mc_status mc_sp_set_chunks(mc_engine* e, int chunks) {
  if (!e) return fail(MC_EINVAL, "null engine");
  if (!e->sp) return fail(MC_ESTATE, "mc_sp_set_chunks needs a sequence-parallel engine (sp_size > 1 or sp_phases)");
  if (chunks < 1 || chunks > 64 || e->Lp % chunks || (e->Lp / chunks) % 64)
    return fail(MC_EINVAL, "sp chunks %d: rows per shard %d / chunks must be a multiple of 64", chunks, e->Lp);
  e->sp_chunks = chunks;
  e->attn_layer = -2;
  return MC_OK;
}

mc_status mc_sp_geometry(const mc_engine* e, int* num_layers, int* seq_len, int* rows_per_rank, int* head_stride, int* dim,
                         int* sp_size) {
  if (!e) return fail(MC_EINVAL, "null engine");
  if (num_layers) *num_layers = e->NL;
  if (seq_len) *seq_len = e->L;
  if (rows_per_rank) *rows_per_rank = e->Lr;
  if (head_stride) *head_stride = e->HT;
  if (dim) *dim = e->d;
  if (sp_size) *sp_size = e->P;
  return MC_OK;
}

void* mc_workspace_base(const mc_engine* e) { return e ? (void*)e->work.ws : nullptr; }

mc_status mc_sp_round_info(const mc_engine* e, int round, int* n_rounds, int* chunk_rows, int* valid) {
  if (!e) return fail(MC_EINVAL, "null engine");
  if (round < 0 || round >= e->sp_chunks) return fail(MC_EINVAL, "round %d of %d", round, e->sp_chunks);
  if (n_rounds) *n_rounds = e->sp ? sp_rounds(e) : 0;
  if (chunk_rows) *chunk_rows = sp_chunk_rows(e);
  if (valid) *valid = sp_round_valid(e, round);
  return MC_OK;
}

static mc_status block_post(mc_engine* e, const Layer& l, const float* em, float* x, int layer, bool capture, int branch,
                            mc_mode mode, hipStream_t s) {
  const int d = e->d, Lp = e->Lp, ffn = e->ffn;
  bf16_t* qkv = e->buf<bf16_t>("qkv");
  bf16_t* ao = e->buf<bf16_t>("ao");
  const float scale = 1.0f / std::sqrt(128.0f);
  const float* em2 = second_set(e, em);
  const uint8_t* sel = tok_sel(e);

  if (!e->sp) {
    mc::AttnParams a;
    memset(&a, 0, sizeof(a));
    a.O = ao; a.ldo = d; a.Lq_pad = Lp; a.n_heads = e->H; a.scale = scale;
    a.Q = qkv; a.ldq = 3 * d;
    a.K = qkv + d; a.ldk = 3 * d; a.k_shard_stride = 0;
    a.V = qkv + 2 * d; a.ldv = 3 * d; a.v_shard_stride = 0;
    a.shard_rows = Lp; a.shard_valid = e->Lr; a.n_shards = 1;
    Prof pr(e, MC_PROF_ATTN_SELF, s);
    HIP_TRY(mc::launch_attention(a, s));
  } else {
    if (e->attn_layer != layer) { e->attn_layer = layer; e->attn_launches = 0; e->attn_local_done = false; e->attn_rounds_done = 0; }
    while (e->attn_rounds_done < sp_rounds(e)) {
      mc_status st = sp_attn_launch(e, layer, e->attn_rounds_done, s);
      if (st != MC_OK) return st;
    }
    e->attn_layer = -2;
  }
  {
    Prof pr(e, MC_PROF_GEMM_O, s);
    mc::GemmParams p = {};
    p.X = x; p.ldx = d; p.gate = em + 2 * d;
    if (em2) { p.gate2 = em2 + 2 * d; p.gate_sel = sel; }
    MC_TRY(linear(e, l.o, whole(l.o), ActSrc{ao, d}, p, mc::EPI_RESID_GATE, s));
  }
  ActSrc xn;
  {
    Prof pr(e, MC_PROF_LN_MODULATE, s);
    MC_TRY(ln_for_gemm(e, l.cq, x, l.n3w, l.n3b, 1, nullptr, nullptr, nullptr, s, &xn));
  }
  bf16_t* cq = qkv;
  bf16_t* ckv = e->buf<bf16_t>("ckv");
  {
    mc::GemmParams p = {};
    p.Cb = cq; p.ldc = d;
    {
      Prof pr(e, MC_PROF_GEMM_CROSS_Q, s);
      MC_TRY(linear(e, l.cq, whole(l.cq), xn, p, mc::EPI_BF16, s));
    }
    {
      Prof pr(e, MC_PROF_RMSNORM_ROPE, s);
      HIP_TRY(mc::launch_rmsnorm_rope(cq, d, l.cnq, e->cfg.eps, nullptr, 0, Lp, d, s));
    }
    if (e->ctx_active >= 0) {
      const size_t li = (size_t)(&l - (layer >= 0 ? e->layers.data() : e->vlayers.data())) + (layer >= 0 ? 0 : e->NL);
      ckv = e->buf<bf16_t>("ckv_cache") + ((size_t)e->ctx_active * (e->NL + e->NV) + li) * e->ctx_rows * 2 * d;
    } else {
      Prof pr(e, MC_PROF_OTHER, s);
      mc_status kst = context_kv(e, l, e->buf<bf16_t>("ctx"), ckv, s);
      if (kst != MC_OK) return kst;
    }
    mc::AttnParams a;
    memset(&a, 0, sizeof(a));
    a.Q = cq; a.ldq = d; a.K = ckv; a.ldk = 2 * d; a.V = ckv + d; a.ldv = 2 * d;
    a.O = ao; a.ldo = d; a.Lq_pad = Lp; a.n_heads = e->H; a.scale = scale;
    a.shard_rows = e->ctx_rows; a.shard_valid = e->cfg.text_len; a.n_shards = 1;
    {
      Prof pr(e, MC_PROF_ATTN_CROSS, s);
      HIP_TRY(mc::launch_attention(a, s));
    }
    if (e->cfg.clip_dim > 0) {
      Prof pr(e, MC_PROF_OTHER, s);
      bf16_t* ckvi = e->buf<bf16_t>("ckv_img");
      bf16_t* ao2 = e->buf<bf16_t>("ao2");
      mc::GemmParams qi = gp(e->buf<bf16_t>("ctx_img"), d, l.ckv_img.w, d, l.ckv_img.b, e->img_rows, 2 * d, d);
      qi.Cb = ckvi; qi.ldc = 2 * d;
      HIP_TRY(mc::launch_gemm_bf16(qi, mc::EPI_BF16, s));
      HIP_TRY(mc::launch_rmsnorm_rope(ckvi, 2 * d, l.cnk_img, e->cfg.eps, nullptr, 0, e->img_rows, d, s));
      mc::AttnParams ai = a;
      ai.K = ckvi; ai.V = ckvi + d; ai.O = ao2;
      ai.shard_rows = e->img_rows; ai.shard_valid = 257;
      HIP_TRY(mc::launch_attention(ai, s));
      HIP_TRY(mc::launch_add_bf16(ao, ao2, (size_t)Lp * d, s));
    }
    Prof pr(e, MC_PROF_GEMM_CROSS_O, s);
    mc::GemmParams o = {};
    o.X = x; o.ldx = d; o.gate = nullptr;
    MC_TRY(linear(e, l.co, whole(l.co), ActSrc{ao, d}, o, mc::EPI_RESID_GATE, s));
  }
  {
    Prof pr(e, MC_PROF_LN_MODULATE, s);
    MC_TRY(ln_for_gemm(e, l.ffn1, x, em + 4 * d, em + 3 * d, 0, em2 ? em2 + 4 * d : nullptr, em2 ? em2 + 3 * d : nullptr, sel,
                       s, &xn));
  }
  bf16_t* h = e->buf<bf16_t>("h");
  {
    mc::GemmParams p = {};
    p.Cb = h; p.ldc = ffn;
    const bool h_fp8 = l.ffn1.mx && l.ffn2.mx && mc::g_fp8_fused_quant;
    ActSrc hidden{h, ffn};
    if (h_fp8) {
      hidden.quantised = true; hidden.q = (uint8_t*)h; hidden.mx = hidden.q + (size_t)Lp * ffn;
      p.Cq = hidden.q; p.ldcq = ffn; p.c_mx = hidden.mx; p.mx_rows_c = Lp;
    }
    {
      Prof pr(e, MC_PROF_GEMM_FFN1, s);
      MC_TRY(linear(e, l.ffn1, whole(l.ffn1), xn, p, h_fp8 ? mc::EPI_GELU_MXFP8 : mc::EPI_GELU_BF16, s));
    }
    mc::GemmParams q = {};
    q.X = x; q.ldx = d; q.gate = em + 5 * d;
    if (e->splitk_bytes) { q.splitk_ws = e->buf<float>("splitk"); q.splitk_ws_bytes = e->splitk_bytes; }
    if (em2) { q.gate2 = em2 + 5 * d; q.gate_sel = sel; }
    auto ffn2 = [&](int epi) -> mc_status {
      Prof pr(e, MC_PROF_GEMM_FFN2, s);
      return linear(e, l.ffn2, whole(l.ffn2), hidden, q, epi, s);
    };
    if (capture) {
      const int dst = (mode == MC_MODE_CALIB) ? e->res_scratch : e->res_slot[branch];
      q.X0 = e->buf<bf16_t>("x0"); q.ldx0 = d;
      q.R = e->residual(dst); q.ldr = d;
      {
        mc_status st = ffn2(mc::EPI_RESID_CAPTURE);
        if (st != MC_OK) return st;
      }
      if (mode == MC_MODE_CALIB) {
        if (!e->cfg.calibration) return fail(MC_ESTATE, "engine was created without calibration=1");
        if (e->have_res[branch]) {
          Prof pr(e, MC_PROF_OTHER, s);
          HIP_TRY(mc::launch_calib_stats(e->residual(dst), d, e->residual(e->res_slot[branch]), d, e->Lr, d,
                                         e->buf<double>("calib_partial"), 2048, e->buf<double>("calib_sums"),
                                         e->buf<float>("calib_stats") + 3 * branch, s));
          e->have_stats[branch] = true;
        } else {
          e->have_stats[branch] = false;
        }
        std::swap(e->res_slot[branch], e->res_scratch);
      }
      e->have_res[branch] = true;
    } else {
      mc_status st = ffn2(mc::EPI_RESID_GATE);
      if (st != MC_OK) return st;
    }
  }
  return MC_OK;
}

static bool hint_on_last_layer(const mc_engine* e) {
  return e->NV > 0 && (e->NV - 1) * e->cfg.vace_stride == e->NL - 1;
}

mc_status mc_block_post_attn(mc_engine* e, int layer, int branch, mc_mode mode, mc_stream stream_) {
  if (!e || !e->embedded) return fail(MC_ESTATE, "mc_embed must run first");
  if (layer < 0 || layer >= e->NL) return fail(MC_EINVAL, "layer %d out of range", layer);
  if (branch < 0 || branch >= e->cfg.n_branches) return fail(MC_EINVAL, "branch %d out of range", branch);
  return block_post(e, e->layers[layer], e->buf<float>("emod") + (size_t)layer * 6 * e->d, e->buf<float>("x"), layer,
                    layer == e->NL - 1 && !hint_on_last_layer(e), branch, mode, (hipStream_t)stream_);
}

static mc_status vace_pre_kv(mc_engine* e, int i, hipStream_t s) {
  const int d = e->d, Lp = e->Lp;
  float* xc = e->buf<float>("xc");
  if (i == 0) {
    HIP_TRY(hipMemsetAsync(xc, 0, (size_t)Lp * d * 4, s));
    HIP_TRY(mc::launch_skip_add(e->buf<bf16_t>("x0"), d, xc, d, xc, d, Lp, d, s));
    mc::GemmParams p = gp(e->buf<bf16_t>("c0"), d, e->w_before, d, e->b_before, Lp, d, d);
    p.X = xc; p.ldx = d; p.gate = nullptr;
    HIP_TRY(mc::launch_gemm_bf16(p, mc::EPI_RESID_GATE, s));
  }
  return block_pre_kv(e, e->vlayers[i], e->buf<float>("emod") + (size_t)(e->NL + i) * 6 * d, xc, s);
}

static mc_status vace_pre(mc_engine* e, int i, hipStream_t s) {
  mc_status st = vace_pre_kv(e, i, s);
  return st != MC_OK ? st : block_pre_q(e, e->vlayers[i], s);
}

static mc_status vace_post(mc_engine* e, int i, int branch, mc_mode mode, hipStream_t s) {
  const int d = e->d, Lp = e->Lp;
  float* xc = e->buf<float>("xc");
  mc_status st = block_post(e, e->vlayers[i], e->buf<float>("emod") + (size_t)(e->NL + i) * 6 * d, xc, -1, false, branch,
                            mode, s);
  if (st != MC_OK) return st;
  bf16_t* xn = e->buf<bf16_t>("xn");
  HIP_TRY(mc::launch_cast_bf16(xc, xn, (size_t)Lp * d, s));
  mc::GemmParams h = gp(xn, d, e->w_after[i], d, e->b_after[i], Lp, d, d);
  h.X = e->buf<float>("x"); h.ldx = d; h.gate = e->vscale;
  HIP_TRY(mc::launch_gemm_bf16(h, mc::EPI_RESID_GATE, s));
  return MC_OK;
}

static mc_status vace_block(mc_engine* e, int i, int branch, mc_mode mode, hipStream_t s) {
  mc_status st = vace_pre(e, i, s);
  return st != MC_OK ? st : vace_post(e, i, branch, mode, s);
}

mc_status mc_vace_block_pre(mc_engine* e, int i, mc_stream stream) {
  if (!e || !e->embedded) return fail(MC_ESTATE, "mc_embed must run first");
  if (i < 0 || i >= e->NV) return fail(MC_EINVAL, "VACE block %d out of range", i);
  if (!e->have_vace) return fail(MC_ESTATE, "mc_set_vace_context must run first");
  return vace_pre(e, i, (hipStream_t)stream);
}

mc_status mc_vace_block_post(mc_engine* e, int i, int branch, mc_mode mode, mc_stream stream) {
  if (!e || !e->embedded) return fail(MC_ESTATE, "mc_embed must run first");
  if (i < 0 || i >= e->NV) return fail(MC_EINVAL, "VACE block %d out of range", i);
  if (branch < 0 || branch >= e->cfg.n_branches) return fail(MC_EINVAL, "branch %d out of range", branch);
  return vace_post(e, i, branch, mode, (hipStream_t)stream);
}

DESCRIPTION OF THE TASK
Look above for the line holding "p.Cq = hidden.q;". Print it and every line after it, exactly, through the line holding "q.gate2 = em2".

RESULT FOR THIS TASK
      p.Cq = hidden.q; p.ldcq = ffn; p.c_mx = hidden.mx; p.mx_rows_c = Lp;
    }
    {
      Prof pr(e, MC_PROF_GEMM_FFN1, s);
      MC_TRY(linear(e, l.ffn1, whole(l.ffn1), xn, p, h_fp8 ? mc::EPI_GELU_MXFP8 : mc::EPI_GELU_BF16, s));
    }
    mc::GemmParams q = {};
    q.X = x; q.ldx = d; q.gate = em + 5 * d;
    if (e->splitk_bytes) { q.splitk_ws = e->buf<float>("splitk"); q.splitk_ws_bytes = e->splitk_bytes; }
    if (em2) { q.gate2 = em2 + 5 * d; q.gate_sel = sel; }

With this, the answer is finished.